As a taxpayer-funded program administered at the federal level, Medicare is open to U.S. citizens and permanent residents who have resided in the United States for the past five years, generally age 65 and older. Eligibility for Medicare is open for those who are younger than 65 in the event they are:

  • Diagnosed with ESRD (end-stage renal disease) or other types of failure of the kidneys requiring dialysis and/or transplant
  • Currently receiving SSDI (Social Security Disability) or similar kind of disability benefit from another federal program for the past 24 months
  • Diagnosed with Lou Gehrig’s disease

Medicare as a government program typically comes in two main parts: Medicare Part A and Medicare Part B.

Medicare Part A is the “free” coverage for hospital/skilled nursing care and is open to people and their spouses who have worked at least ten years and subsequently paid into the program through Medicare taxes out of investment taxes and payroll deductions.  A complete list of Medicare Part A services covered can be found here.
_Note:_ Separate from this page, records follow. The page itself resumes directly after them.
+                const int kx = lv / M, m = lv - kx * M;
+                const double* cc = &c_[kx * P + 6 * m];
+                double cv[6], dqv[36];
+                double ok_ = org[kx], gl_ = Hd->goal[kx];
+#pragma unroll
+                for (int i = 0; i < 6; i++) cv[i] = cc[i];
+#pragma unroll
+                for (int i = 0; i < 36; i++) dqv[i] = dq_[i];
+                asm volatile("" : "+v"(ok_), "+v"(gl_));
+#pragma unroll
+                for (int i = 0; i < 6; i++) asm volatile("" : "+v"(cv[i]));
+#pragma unroll
+                for (int i = 0; i < 36; i++) asm volatile("" : "+v"(dqv[i]));
+                const double j0 = (cv[3] - cv[0]) - 3.0 * (cv[2] - cv[1]);
+                const double j1 = (cv[4] - cv[1]) - 3.0 * (cv[3] - cv[2]);
+                const double j2 = (cv[5] - cv[2]) - 3.0 * (cv[4] - cv[3]);
+                const double quad = 0.2 * (j0 * j0 + j2 * j2) + (2.0 / 15.0) * j1 * j1 + 0.2 * (j0 * j1 + j1 * j2) + (1.0 / 15.0) * j0 * j2;
+                double pp = 0.5 * q2s * 3600.0 * quad;
+                double corr = 0;
+                const double s0 = cv[0] + ok_, s1 = cv[1] + ok_, s2 = cv[2] + ok_, s3 = cv[3] + ok_, s4 = cv[4] + ok_, s5 = cv[5] + ok_;
+#pragma unroll
+                for (int i = 0; i < 6; i++) {
+                    const double* dr = dqv + 6 * i;
+                    double r = 0;
+                    r += dr[0] * s0, r += dr[1] * s1, r += dr[2] * s2, r += dr[3] * s3, r += dr[4] * s4, r += dr[5] * s5;
+                    corr += r * (cv[i] + ok_);
+                }
+                pp += DAS_CLS(w_c) * corr;
+                const double dgoal = cv[5] - (gl_ - ok_);
+                pp += (m >= M - ts) ? DAS_CLS(w_t) * dgoal * dgoal : 0.0;
+                const double sum = part + pp;
+                part = on ? sum : part;
+            }
+#else
+            part = 0.0;
+            for (int lv = tid - (NW > 1 ? 64 : 0); lv < dim * M; lv += T) {
+                if (lv < 0) continue;
+                const int kx = lv / M, m = lv - kx * M;
+                const double* cc = &c_[kx * P + 6 * m];
+                const double j0 = (cc[3] - cc[0]) - 3.0 * (cc[2] - cc[1]);
+                const double j1 = (cc[4] - cc[1]) - 3.0 * (cc[3] - cc[2]);
+                const double j2 = (cc[5] - cc[2]) - 3.0 * (cc[4] - cc[3]);
+                const double quad = 0.2 * (j0 * j0 + j2 * j2) + (2.0 / 15.0) * j1 * j1 + 0.2 * (j0 * j1 + j1 * j2) + (1.0 / 15.0) * j0 * j2;
+                double pp = 0.5 * q2s * 3600.0 * quad;
+                const double ok_ = org[kx];
+                double corr = 0;
+                const double s0 = cc[0] + ok_, s1 = cc[1] + ok_, s2 = cc[2] + ok_, s3 = cc[3] + ok_, s4 = cc[4] + ok_, s5 = cc[5] + ok_;
+#pragma unroll 1
+                for (int i = 0; i < 6; i++) {
+                    const double* dr = dq_ + 6 * i;
+                    double r = 0;
+                    r += dr[0] * s0, r += dr[1] * s1, r += dr[2] * s2, r += dr[3] * s3, r += dr[4] * s4, r += dr[5] * s5;
+                    corr += r * (cc[i] + ok_);
+                }
+                pp += DAS_CLS(w_c) * corr;
+                const double dgoal = cc[5] - (Hd->goal[kx] - ok_);
+                pp += (m >= M - ts) ? DAS_CLS(w_t) * dgoal * dgoal : 0.0;
+                part += pp;
+            }
+#endif
+        };
+        const int nz = dim * NZA;
+        const bool zw = __builtin_amdgcn_readfirstlane(wv) * 64 < nz;
+        const bool zon = tid < nz;
+        const int zi = zon ? tid : nz - 1;
+        const int kx = zi / NZA, a = zi - kx * NZA;
+        const bool last = es && a == 3 * (M - 1);
+        const int m = last ? M - 1 : a / 3, j = last ? 0 : a % 3;
+        const bool has_next = m + 1 < M;
+        const int mn = has_next ? m + 1 : M - 1;
+        double hv0, ha0, hgl, hok, va[6], vb[6];
+        if (zw) {
+            hv0 = Hd->v0[kx], ha0 = Hd->a0[kx], hgl = Hd->goal[kx], hok = org[kx];
+#pragma unroll
+            for (int i = 0; i < 6; i++) va[i] = c_[kx * P + 6 * m + i], vb[i] = c_[kx * P + 6 * mn + i];
+        }
+        if (k > 0) {
+            if (tid == 0) {
+                for (int j_ = 0; j_ < k; j_++)
+#pragma unroll
+                    for (int t_ = 0; t_ < 3; t_++) {
+                        const int en = aint_[4 * j_ + 1 + t_];
+                        lam_[ent_axis(en) * P + ent_cp(en)] += u_[j_] * acoef_[3 * j_ + t_];
+                    }
+            }
+            LSCQP_DAS_BARRIER();
+        }
+        objective_local();
+        rd = 0.0, gs = 0.0;
+        if (zw) {
+            double la[3], lb[3];
+#pragma unroll
+            for (int i = 0; i < 3; i++) la[i] = lam_[kx * P + 6 * m + 3 + i], lb[i] = lam_[kx * P + 6 * mn + i];
+            double dt_ = dt, q2s_ = q2s, wt2_ = wt2;
+            asm volatile("" : "+v"(hv0), "+v"(ha0), "+v"(hgl), "+v"(hok), "+v"(dt_), "+v"(q2s_), "+v"(wt2_));
+#pragma unroll
+            for (int i = 0; i < 6; i++) asm volatile("" : "+v"(va[i]), "+v"(vb[i]));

Medicare Part B will usually require some premium in addition to the money paid in through payroll taxes on your income and covers your doctor visits, surgeries, lab work, and other similar services.

A complete list of Medicare Part B services covered can be found here.

Additional coverage for services that Medicare doesn’t cover or may cover and still requires a financial obligation on the part of the insured can be provided by private insurance companies approved by Medicare. Most commonly seen plans of this type are the Medicare Part D (Prescription Drug Plan) and Medicare Part C (Medicare Advantage). As these plans are privatized through private insurance companies, the costs and coverage will vary from carrier to carrier and the plans offered.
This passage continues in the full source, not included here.